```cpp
template <bool UP>
__global__ __launch_bounds__(64, 1) void res8ws_kernel(const Res8WSArgs a) {
    constexpr int TW = R8W_TW;
    constexpr int W0 = TW + 6, W1 = TW + 4, W2 = TW + 2;
    constexpr int NR = 4, NT = 16;
    constexpr int PL0 = W0 * 16, PL1 = W1 * 16, PL2 = W2 * 16;
    constexpr int IMB = UP ? 0 : 4 * 32 * 4;
    constexpr int R0_OFF = IMB, R1_OFF = R0_OFF + NR * 3 * PL0, R2_OFF = R1_OFF + NR * 3 * PL1, TC_OFF = R2_OFF + NR * 3 * PL2,
                  TRASH = TC_OFF + NT * TW * 32, LDSB = TRASH + 16;
    static_assert(LDSB <= 30 * 1024, "four waves per CU with room to spare");
    __shared__ __attribute__((aligned(16))) unsigned char lds[LDSB];

    const int lane = threadIdx.x;
    const int j = lane & 15, kk = lane >> 4, e = kk >> 1, ch = (kk & 1) * 4;
    const int isB = kk & 1;
    const int c = 2 * j + e;
    const int item = sched_tile(a.xm);
    if (item < 0) return;
    const int pi = prob_of_tile(a, item);
    const Res8WSProb& P = a.p[pi];
    const int li = item - P.tile_begin;
    const int bi = li / P.n_strips, si = li - bi * P.n_strips;
    const int x0 = R8W_X0 + TW * si;
    const int Ya = R8W_Y0 + bi * P.band;
    const int nb = min(P.band, P.y_end - Ya);
    const int W = P.W;

    constexpr int NF1 = UP ? 18 : 0, NFW = 27;
    u32x4 wf[NFW], w1[UP ? NF1 : 1];
    {
        const u32x4* wl = a.ws + lane;
#pragma unroll
        for (int i = 0; i < NFW; ++i) asm volatile("global_load_dwordx4 %0, %1, off" : "=a"(wf[i]) : "v"(wl + i * 64) : "memory");
        if constexpr (UP) {
            const u32x4* w1l = a.w1s + lane;
#pragma unroll
            for (int i = 0; i < NF1; ++i) asm volatile("global_load_dwordx4 %0, %1, off" : "=a"(w1[i]) : "v"(w1l + i * 64) : "memory");
        }
        asm volatile("s_waitcnt vmcnt(0)" ::: "memory");
#pragma unroll
        for (int i = 0; i < NFW; ++i) asm volatile("" : "+a"(wf[i]));
        if constexpr (UP) {
#pragma unroll
            for (int i = 0; i < NF1; ++i) asm volatile("" : "+a"(w1[i]));
        }
    }
    auto wpart = [&](int s, int ky, u32x4 (&o)[3]) {
#pragma unroll
        for (int p = 0; p < 3; ++p) o[p] = wf[(s * 3 + ky) * 3 + p];
    };
    const f32x4 bias1 = *reinterpret_cast<const f32x4*>(a.b1 + ch);
    f32x4 biasw[3];
#pragma unroll
    for (int t = 0; t < 3; ++t) biasw[t] = *reinterpret_cast<const f32x4*>(a.bias + 8 * t + ch);

    const int gxw = min(x0 - 4 + 2 * j + kk, W - 1);
    const float* __restrict__ skp = P.skip;
    const float* __restrict__ dcp = P.dec;
    auto in_row = [&](const float* __restrict__ src, int gy, f32x4& lo, f32x4& hi) {
        const float* q = src + ((size_t)gy * (size_t)W + (size_t)gxw) * 8;
        lo = *reinterpret_cast<const f32x4*>(q);
        hi = *reinterpret_cast<const f32x4*>(q + 4);
    };
    float mean = 0.f, inv = 1.f;
    if constexpr (!UP) {
        if (P.stats) { mean = P.stats[0]; inv = P.stats[1]; }
    }
    const float* __restrict__ imp = P.img;
    const size_t ioff0 = (size_t)(Ya - 4 + (lane >> 5)) * (size_t)W + (size_t)(x0 - 4 + (lane & 31));
    auto iload = [&](int p) { return imp[ioff0 + (size_t)p * 2 * (size_t)W]; };
    float* const iring = reinterpret_cast<float*>(lds);
    auto istore = [&](float v, int p) { iring[(p & 1) * 64 + lane] = (v - mean) * inv; };
    float w1v[UP ? 1 : 36];
    if constexpr (!UP) {
#pragma unroll
        for (int t = 0; t < 9; ++t)
#pragma unroll
            for (int o = 0; o < 4; ++o) w1v[t * 4 + o] = a.w1f[t * 8 + ch + o];
    }

    const int p_last = nb / 2 + 3;
    u32x4 cin[2][2][3] = {};
    f32x4 nxt[2][2][2];
    float inx = 0.f;
    if constexpr (UP) {
#pragma unroll
        for (int r = 0; r < 2; ++r) {
            f32x4 lo, hi;
            in_row(skp, Ya - 4 + r, lo, hi);
            split3_x8(lo, hi, cin[r][0][0], cin[r][0][1], cin[r][0][2]);
            in_row(dcp, Ya - 4 + r, lo, hi);
            split3_x8(lo, hi, cin[r][1][0], cin[r][1][1], cin[r][1][2]);
            in_row(skp, Ya - 2 + r, nxt[r][0][0], nxt[r][0][1]);
            in_row(dcp, Ya - 2 + r, nxt[r][1][0], nxt[r][1][1]);
        }
    } else {
        istore(iload(0), 0);
        inx = iload(1);
    }

    const int lcol = r8w_swz(2 * j + kk) * 16;
    auto whole = [&](u32x2 pa, u32x2 pb) {
        const auto s0 = __builtin_amdgcn_permlane16_swap(pa.x, pb.x, false, false);
        const auto s1 = __builtin_amdgcn_permlane16_swap(pa.y, pb.y, false, false);
        return u32x4{s0[0], s1[0], s0[1], s1[1]};
    };
    const int cs = r8w_swz(c) * 16;
    const bool v0 = j < W0 / 2, v1 = j < W1 / 2, v2 = j < W2 / 2;
    const bool tvalid = c >= 3 && c < 3 + TW;
    const int tcol = (tvalid ? c - 3 : 0) * 32 + ch * 4;
    const int trd = min(c, TW - 1) * 32 + ch * 4;
    const bool ost = j < TW / 2;
    float* __restrict__ const outp = P.out;
    float* __restrict__ const poolp = P.pool;
    const size_t Wp = (size_t)((W + 1) >> 1);

    auto store_parts = [&](f32x4 ra, f32x4 rb, int roff, int pl, bool valid, int rowa, int rowb) {
        u32x2 ha, ma, la, hb, mb, lb;
        r8ws_split4(relu4i(ra), ha, ma, la);
        r8ws_split4(relu4i(rb), hb, mb, lb);
        const u32x4 ph = whole(ha, hb), pm = whole(ma, mb), pl_ = whole(la, lb);
        const int rr = isB ? rowb : rowa;
        const int base = valid ? roff + rr * 3 * pl + cs : TRASH;
        const int step = valid ? pl : 0;
        *reinterpret_cast<u32x4*>(lds + base) = ph;
        *reinterpret_cast<u32x4*>(lds + base + step) = pm;
        *reinterpret_cast<u32x4*>(lds + base + 2 * step) = pl_;
    };
    auto ring_read = [&](int roff, int pl, int rr, u32x4 (&o)[3]) {
#pragma unroll
        for (int p = 0; p < 3; ++p) o[p] = *reinterpret_cast<const u32x4*>(lds + roff + (rr * 3 + p) * pl + lcol);
    };

    const int K = nb / 2 + 6;
#pragma unroll 1
    for (int k = 0; k < K; ++k) {
        const int i4 = (2 * k) & (NR - 1), i16 = (2 * k) & (NT - 1);
        const bool do_c1 = k < nb / 2 + 3, do_s1 = k >= 2 && k < nb / 2 + 4, do_s2 = k >= 4 && k < nb / 2 + 5, do_s3 = k >= 6;

        if (do_s3) {
            u32x4 q[4][3];
#pragma unroll
            for (int r = 0; r < 4; ++r) ring_read(R2_OFF, PL2, (i4 + r - 9) & (NR - 1), q[r]);
            const f32x4 t0 = *reinterpret_cast<const f32x4*>(lds + TC_OFF + ((i16 - 8) & (NT - 1)) * TW * 32 + trd);
            const f32x4 t1 = *reinterpret_cast<const f32x4*>(lds + TC_OFF + ((i16 - 7) & (NT - 1)) * TW * 32 + trd);
            f32x4 va = biasw[2], vb = biasw[2];
#pragma unroll
            for (int ky = 0; ky < 3; ++ky) {
                u32x4 w[3];
                wpart(2, ky, w);
                r8ws_mm6(w, q[ky], q[ky + 1], va, vb);
            }
            va = relu4i(va + t0);
            vb = relu4i(vb + t1);
            const int oy = Ya - 12 + 2 * k;
            if (ost) {
                float* o = outp + ((size_t)oy * (size_t)W + (size_t)(x0 + c)) * 8 + ch;
                *reinterpret_cast<f32x4*>(o) = va;
                *reinterpret_cast<f32x4*>(o + (size_t)W * 8) = vb;
            }
            if constexpr (!UP) {
                if (poolp) {
                    const f32x4 mv = f32x4{fmaxf(va.x, vb.x), fmaxf(va.y, vb.y), fmaxf(va.z, vb.z), fmaxf(va.w, vb.w)};
                    float pm[4];
#pragma unroll
                    for (int i = 0; i < 4; ++i) {
                        const unsigned u = __float_as_uint(mv[i]);
                        const auto s = __builtin_amdgcn_permlane32_swap(u, u, false, false);
                        pm[i] = fmaxf(__uint_as_float(s[0]), __uint_as_float(s[1]));
                    }
                    if (ost && e == 0) {
                        float* po = poolp + ((size_t)(oy >> 1) * Wp + (size_t)((x0 >> 1) + j)) * 8 + ch;
                        *reinterpret_cast<f32x4*>(po) = f32x4{pm[0], pm[1], pm[2], pm[3]};
                    }
                }
            }
        }
        if (do_s2) {
            u32x4 q[4][3];
#pragma unroll
            for (int r = 0; r < 4; ++r) ring_read(R1_OFF, PL1, (i4 + r - 6) & (NR - 1), q[r]);
            f32x4 ra = biasw[1], rb = biasw[1];
#pragma unroll
            for (int ky = 0; ky < 3; ++ky) {
                u32x4 w[3];
                wpart(1, ky, w);
                r8ws_mm6(w, q[ky], q[ky + 1], ra, rb);
            }
            store_parts(ra, rb, R2_OFF, PL2, v2, (i4 - 5) & (NR - 1), (i4 - 4) & (NR - 1));
        }
        if (do_s1) {
            u32x4 q[4][3];
#pragma unroll
            for (int r = 0; r < 4; ++r) ring_read(R0_OFF, PL0, (i4 + r - 3) & (NR - 1), q[r]);
            f32x4 ra = biasw[0], rb = biasw[0];
#pragma unroll
            for (int ky = 0; ky < 3; ++ky) {
                u32x4 w[3];
                wpart(0, ky, w);
                r8ws_mm6(w, q[ky], q[ky + 1], ra, rb);
            }
            store_parts(ra, rb, R1_OFF, PL1, v1, (i4 - 2) & (NR - 1), (i4 - 1) & (NR - 1));
        }
        if (do_c1) {
            f32x4 ra = bias1, rb = bias1;
            if constexpr (UP) {
                u32x4 x2[2][2][3];
#pragma unroll
                for (int r = 0; r < 2; ++r)
#pragma unroll
                    for (int s = 0; s < 2; ++s) split3_x8(nxt[r][s][0], nxt[r][s][1], x2[r][s][0], x2[r][s][1], x2[r][s][2]);
                if (k + 2 <= p_last) {
#pragma unroll
                    for (int r = 0; r < 2; ++r) {
                        in_row(skp, Ya + 2 * k + r, nxt[r][0][0], nxt[r][0][1]);
                        in_row(dcp, Ya + 2 * k + r, nxt[r][1][0], nxt[r][1][1]);
                    }
                }
#pragma unroll
                for (int ky = 0; ky < 3; ++ky)
#pragma unroll
                    for (int s = 0; s < 2; ++s) {
                        u32x4 w[3];
#pragma unroll
                        for (int p = 0; p < 3; ++p) w[p] = w1[(ky * 2 + s) * 3 + p];
                        u32x4 xa[3], xb[3];
#pragma unroll
                        for (int p = 0; p < 3; ++p) {
                            xa[p] = ky == 0 ? cin[0][s][p] : (ky == 1 ? cin[1][s][p] : x2[0][s][p]);
                            xb[p] = ky == 0 ? cin[1][s][p] : (ky == 1 ? x2[0][s][p] : x2[1][s][p]);
                        }
                        r8ws_mm6(w, xa, xb, ra, rb);
                    }
#pragma unroll
                for (int r = 0; r < 2; ++r)
#pragma unroll
                    for (int s = 0; s < 2; ++s)
#pragma unroll
                        for (int p = 0; p < 3; ++p) cin[r][s][p] = x2[r][s][p];
            } else {
                istore(inx, k + 1);
                if (k + 2 <= p_last) inx = iload(k + 2);
                const int cb = min(c, 29);
#pragma unroll
                for (int ky = 0; ky < 3; ++ky)
#pragma unroll
                    for (int kx = 0; kx < 3; ++kx) {
                        const float va = iring[((2 * k + ky) & 3) * 32 + cb + kx], vb = iring[((2 * k + 1 + ky) & 3) * 32 + cb + kx];
#pragma unroll
                        for (int o = 0; o < 4; ++o) {
                            ra[o] = fmaf(va, w1v[(ky * 3 + kx) * 4 + o], ra[o]);
                            rb[o] = fmaf(vb, w1v[(ky * 3 + kx) * 4 + o], rb[o]);
                        }
                    }
            }
            if (tvalid) {
                *reinterpret_cast<f32x4*>(lds + TC_OFF + ((i16 + 1) & (NT - 1)) * TW * 32 + tcol) = ra;
                *reinterpret_cast<f32x4*>(lds + TC_OFF + ((i16 + 2) & (NT - 1)) * TW * 32 + tcol) = rb;
            }
            store_parts(ra, rb, R0_OFF, PL0, v0, (i4 + 1) & (NR - 1), (i4 + 2) & (NR - 1));
        }
    }
}

}
```

Baseline: 151.7.

## Restructure res8ws loop into unrolled steady-state steps with interleaved stages

The row loop moves into a step lambda. The steady-state loop body is unrolled by two with compile-time ring indices and stage predicates, and the conv stages are reordered so MFMA work of one stage overlaps LDS stores of another. The single LDS buffer is split into separate fixed-pitch ring arrays with per-ring trash slots, which drops the per-width plane pitches and the valid-based trash redirection. The DOWN variant raises its launch bound to two waves per SIMD. This adds register pressure and code size, and the padded 32-column rings use slightly more LDS.

Measured after the change: 150.0. 1.1% lower.

```diff
diff --git a/citlab-article-separation-new_amd/csrc/res8ws_kernels.h b/citlab-article-separation-new_amd/csrc/res8ws_kernels.h
--- a/citlab-article-separation-new_amd/csrc/res8ws_kernels.h
+++ b/citlab-article-separation-new_amd/csrc/res8ws_kernels.h
@@ -44,16 +44,15 @@
 }
 
 template <bool UP>
-__global__ __launch_bounds__(64, 1) void res8ws_kernel(const Res8WSArgs a) {
+__global__ __launch_bounds__(64, UP ? 1 : 2) void res8ws_kernel(const Res8WSArgs a) {
     constexpr int TW = R8W_TW;
-    constexpr int W0 = TW + 6, W1 = TW + 4, W2 = TW + 2;
     constexpr int NR = 4, NT = 16;
-    constexpr int PL0 = W0 * 16, PL1 = W1 * 16, PL2 = W2 * 16;
-    constexpr int IMB = UP ? 0 : 4 * 32 * 4;
-    constexpr int R0_OFF = IMB, R1_OFF = R0_OFF + NR * 3 * PL0, R2_OFF = R1_OFF + NR * 3 * PL1, TC_OFF = R2_OFF + NR * 3 * PL2,
-                  TRASH = TC_OFF + NT * TW * 32, LDSB = TRASH + 16;
-    static_assert(LDSB <= 30 * 1024, "four waves per CU with room to spare");
-    __shared__ __attribute__((aligned(16))) unsigned char lds[LDSB];
+    constexpr int PL = 32 * 16, ROW = 3 * PL;
+    constexpr int RINGB = NR * ROW + 64;
+    constexpr int TCB = NT * TW * 32;
+    __shared__ __attribute__((aligned(16))) unsigned char r0s[RINGB], r1s[RINGB], r2s[RINGB], tcs[TCB + 32];
+    __shared__ __attribute__((aligned(16))) float iring[UP ? 4 : 4 * 32];
+    static_assert(3 * RINGB + TCB + 32 + 4 * 32 * 4 <= 31 * 1024, "five waves per CU (DOWN)");
 
     const int lane = threadIdx.x;
     const int j = lane & 15, kk = lane >> 4, e = kk >> 1, ch = (kk & 1) * 4;
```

------

* [To do]
Copy out each line of the material above that holds the word "citlab".

* [Response]
diff --git a/citlab-article-separation-new_amd/csrc/res8ws_kernels.h b/citlab-article-separation-new_amd/csrc/res8ws_kernels.h
--- a/citlab-article-separation-new_amd/csrc/res8ws_kernels.h
+++ b/citlab-article-separation-new_amd/csrc/res8ws_kernels.h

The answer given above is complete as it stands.